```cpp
static int lc_bin_ts(int radius) {
  const int P = 2 * radius + 2, pxmax = radius <= 3 ? 320 : 704;
  int ts = 1;
  while ((ts + P) * (ts + P) <= pxmax) ++ts;
  return ts;
}
long local_corr_ws_ints(int B, int H, int W, int radius) {
  if (radius != 2 && radius != 3 && radius != 7) return 0;
  const long tiles = (long)B * ((H + LC_TQ - 1) / LC_TQ) * ((W + LC_TQ - 1) / LC_TQ);
  const int ts = lc_bin_ts(radius), P = 2 * radius + 2;
  const long nbins = (long)B * ((W + P) / ts + 1) * ((H + P) / ts + 1);
  return 4 + 2 * tiles + 3 * nbins + 64 * (tiles + nbins);
}

template <int R, typename T, typename TOUT, bool MFMA>
static int launch_tiled(const LocalCorrArgs& a0, hipStream_t stream) {
  LocalCorrArgs a = a0;
  const int tiles = a.B * ((a.H + LC_TQ - 1) / LC_TQ) * ((a.W + LC_TQ - 1) / LC_TQ);
  constexpr int P = 2 * R + 2;
  a.bin_ts = lc_bin_ts(R);
  a.bin_nx = (a.W + P) / a.bin_ts + 1;
  a.bin_ny = (a.H + P) / a.bin_ts + 1;
  const long nbins = (long)a.B * a.bin_nx * a.bin_ny;
  a.ws_bins = 4 + 2 * tiles;
  a.ws_qlist = a.ws_bins + 3 * (int)nbins;
  const bool binned = tuning(SW_LC_BIN) != 0 && (long)a.B * a.H * a.W < (1l << 31) &&
                      (a.bin_ts + P - 1) * (a.bin_ts + P - 1) <= LcGeom<R, MFMA>::PXMAX;
  const size_t need = (size_t)local_corr_ws_ints(a.B, a.H, a.W, R) * sizeof(int);
  bool own_ws = false;
  if (!a.ws) {
    ROMA_CHECK_HIP(hipMallocAsync(reinterpret_cast<void**>(&a.ws), need, stream));
    own_ws = true;
  } else {
    ROMA_REQUIRE((size_t)a.ws_bytes >= need, "local_corr(window): work-list scratch too small");
  }
  a.force_gather = tuning_override(SW_LC_MODE) == 1 ? 1 : 0;
  ROMA_CHECK_HIP(hipMemsetAsync(a.ws, 0, 4 * sizeof(int), stream));
  const size_t lds_tile = (size_t)LcGeom<R, MFMA>::STAGE + 5 * 64 * 4 + 32;
  a.pxmax = LcGeom<R, MFMA>::PXMAX;
  static bool attr_set[64] = {false};
  int dev = 0;
  ROMA_CHECK_HIP(hipGetDevice(&dev));
  if (dev < 0 || dev >= 64 || !attr_set[dev]) {
    ROMA_CHECK_HIP(hipFuncSetAttribute(reinterpret_cast<const void*>(&local_corr_tile_kernel<R, T, TOUT, MFMA>),
                                       hipFuncAttributeMaxDynamicSharedMemorySize, (int)lds_tile));
    if (dev >= 0 && dev < 64) attr_set[dev] = true;
  }
  hipLaunchKernelGGL((local_corr_classify_kernel<R>), dim3((unsigned)((tiles + 63) / 64)), dim3(64), 0, stream, a);
  ROMA_LAUNCH_CHECK();
  hipLaunchKernelGGL((local_corr_tile_kernel<R, T, TOUT, MFMA>), dim3((unsigned)tiles), dim3(LcGeom<R, MFMA>::NTHR), lds_tile, stream, a);
  ROMA_LAUNCH_CHECK();
  if (binned) {
    ROMA_CHECK_HIP(hipMemsetAsync(a.ws + a.ws_bins, 0, (size_t)3 * nbins * sizeof(int), stream));
    ROMA_CHECK_HIP(hipMemsetAsync(a.ws + a.ws_qlist, 0xff, (size_t)64 * (tiles + nbins) * sizeof(int), stream));
    hipLaunchKernelGGL((local_corr_bin_kernel<R, false>), dim3((unsigned)tiles), dim3(64), 0, stream, a);
    ROMA_LAUNCH_CHECK();
    hipLaunchKernelGGL(local_corr_bin_scan_kernel, dim3(1), dim3(1024), 0, stream, a);
    ROMA_LAUNCH_CHECK();
    hipLaunchKernelGGL((local_corr_bin_kernel<R, true>), dim3((unsigned)tiles), dim3(64), 0, stream, a);
    ROMA_LAUNCH_CHECK();
    static bool attr_set_l[64] = {false};
    if (dev < 0 || dev >= 64 || !attr_set_l[dev]) {
      ROMA_CHECK_HIP(hipFuncSetAttribute(reinterpret_cast<const void*>(&local_corr_tile_kernel<R, T, TOUT, MFMA, true>),
                                         hipFuncAttributeMaxDynamicSharedMemorySize, (int)lds_tile));
      if (dev >= 0 && dev < 64) attr_set_l[dev] = true;
    }
    const long max_items = (long)tiles + nbins;
    hipLaunchKernelGGL((local_corr_tile_kernel<R, T, TOUT, MFMA, true>), dim3((unsigned)std::min<long>(max_items, 8192)), dim3(LcGeom<R, MFMA>::NTHR),
                       lds_tile, stream, a);
    ROMA_LAUNCH_CHECK();
  } else {
    hipLaunchKernelGGL((local_corr_list_kernel<R, T, TOUT, 4>), dim3((unsigned)tiles * 16u), dim3(256), (size_t)4 * a.C * sizeof(float),
                       stream, a);
    ROMA_LAUNCH_CHECK();
  }
// ... 70 lines not shown
```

_PROBLEM STATEMENT_. Each of the records should be retyped exactly.

_WRITTEN SOLUTION_.
```cpp
static int lc_bin_ts(int radius) {
  const int P = 2 * radius + 2, pxmax = radius <= 3 ? 320 : 704;
  int ts = 1;
  while ((ts + P) * (ts + P) <= pxmax) ++ts;
  return ts;
}
long local_corr_ws_ints(int B, int H, int W, int radius) {
  if (radius != 2 && radius != 3 && radius != 7) return 0;
  const long tiles = (long)B * ((H + LC_TQ - 1) / LC_TQ) * ((W + LC_TQ - 1) / LC_TQ);
  const int ts = lc_bin_ts(radius), P = 2 * radius + 2;
  const long nbins = (long)B * ((W + P) / ts + 1) * ((H + P) / ts + 1);
  return 4 + 2 * tiles + 3 * nbins + 64 * (tiles + nbins);
}

template <int R, typename T, typename TOUT, bool MFMA>
static int launch_tiled(const LocalCorrArgs& a0, hipStream_t stream) {
  LocalCorrArgs a = a0;
  const int tiles = a.B * ((a.H + LC_TQ - 1) / LC_TQ) * ((a.W + LC_TQ - 1) / LC_TQ);
  constexpr int P = 2 * R + 2;
  a.bin_ts = lc_bin_ts(R);
  a.bin_nx = (a.W + P) / a.bin_ts + 1;
  a.bin_ny = (a.H + P) / a.bin_ts + 1;
  const long nbins = (long)a.B * a.bin_nx * a.bin_ny;
  a.ws_bins = 4 + 2 * tiles;
  a.ws_qlist = a.ws_bins + 3 * (int)nbins;
  const bool binned = tuning(SW_LC_BIN) != 0 && (long)a.B * a.H * a.W < (1l << 31) &&
                      (a.bin_ts + P - 1) * (a.bin_ts + P - 1) <= LcGeom<R, MFMA>::PXMAX;
  const size_t need = (size_t)local_corr_ws_ints(a.B, a.H, a.W, R) * sizeof(int);
  bool own_ws = false;
  if (!a.ws) {
    ROMA_CHECK_HIP(hipMallocAsync(reinterpret_cast<void**>(&a.ws), need, stream));
    own_ws = true;
  } else {
    ROMA_REQUIRE((size_t)a.ws_bytes >= need, "local_corr(window): work-list scratch too small");
  }
  a.force_gather = tuning_override(SW_LC_MODE) == 1 ? 1 : 0;
  ROMA_CHECK_HIP(hipMemsetAsync(a.ws, 0, 4 * sizeof(int), stream));
  const size_t lds_tile = (size_t)LcGeom<R, MFMA>::STAGE + 5 * 64 * 4 + 32;
  a.pxmax = LcGeom<R, MFMA>::PXMAX;
  static bool attr_set[64] = {false};
  int dev = 0;
  ROMA_CHECK_HIP(hipGetDevice(&dev));
  if (dev < 0 || dev >= 64 || !attr_set[dev]) {
    ROMA_CHECK_HIP(hipFuncSetAttribute(reinterpret_cast<const void*>(&local_corr_tile_kernel<R, T, TOUT, MFMA>),
                                       hipFuncAttributeMaxDynamicSharedMemorySize, (int)lds_tile));
    if (dev >= 0 && dev < 64) attr_set[dev] = true;
  }
  hipLaunchKernelGGL((local_corr_classify_kernel<R>), dim3((unsigned)((tiles + 63) / 64)), dim3(64), 0, stream, a);
  ROMA_LAUNCH_CHECK();
  hipLaunchKernelGGL((local_corr_tile_kernel<R, T, TOUT, MFMA>), dim3((unsigned)tiles), dim3(LcGeom<R, MFMA>::NTHR), lds_tile, stream, a);
  ROMA_LAUNCH_CHECK();
  if (binned) {
    ROMA_CHECK_HIP(hipMemsetAsync(a.ws + a.ws_bins, 0, (size_t)3 * nbins * sizeof(int), stream));
    ROMA_CHECK_HIP(hipMemsetAsync(a.ws + a.ws_qlist, 0xff, (size_t)64 * (tiles + nbins) * sizeof(int), stream));
    hipLaunchKernelGGL((local_corr_bin_kernel<R, false>), dim3((unsigned)tiles), dim3(64), 0, stream, a);
    ROMA_LAUNCH_CHECK();
    hipLaunchKernelGGL(local_corr_bin_scan_kernel, dim3(1), dim3(1024), 0, stream, a);
    ROMA_LAUNCH_CHECK();
    hipLaunchKernelGGL((local_corr_bin_kernel<R, true>), dim3((unsigned)tiles), dim3(64), 0, stream, a);
    ROMA_LAUNCH_CHECK();
    static bool attr_set_l[64] = {false};
    if (dev < 0 || dev >= 64 || !attr_set_l[dev]) {
      ROMA_CHECK_HIP(hipFuncSetAttribute(reinterpret_cast<const void*>(&local_corr_tile_kernel<R, T, TOUT, MFMA, true>),
                                         hipFuncAttributeMaxDynamicSharedMemorySize, (int)lds_tile));
      if (dev >= 0 && dev < 64) attr_set_l[dev] = true;
    }
    const long max_items = (long)tiles + nbins;
    hipLaunchKernelGGL((local_corr_tile_kernel<R, T, TOUT, MFMA, true>), dim3((unsigned)std::min<long>(max_items, 8192)), dim3(LcGeom<R, MFMA>::NTHR),
                       lds_tile, stream, a);
    ROMA_LAUNCH_CHECK();
  } else {
    hipLaunchKernelGGL((local_corr_list_kernel<R, T, TOUT, 4>), dim3((unsigned)tiles * 16u), dim3(256), (size_t)4 * a.C * sizeof(float),
                       stream, a);
    ROMA_LAUNCH_CHECK();
  }
// ... 70 lines not shown
```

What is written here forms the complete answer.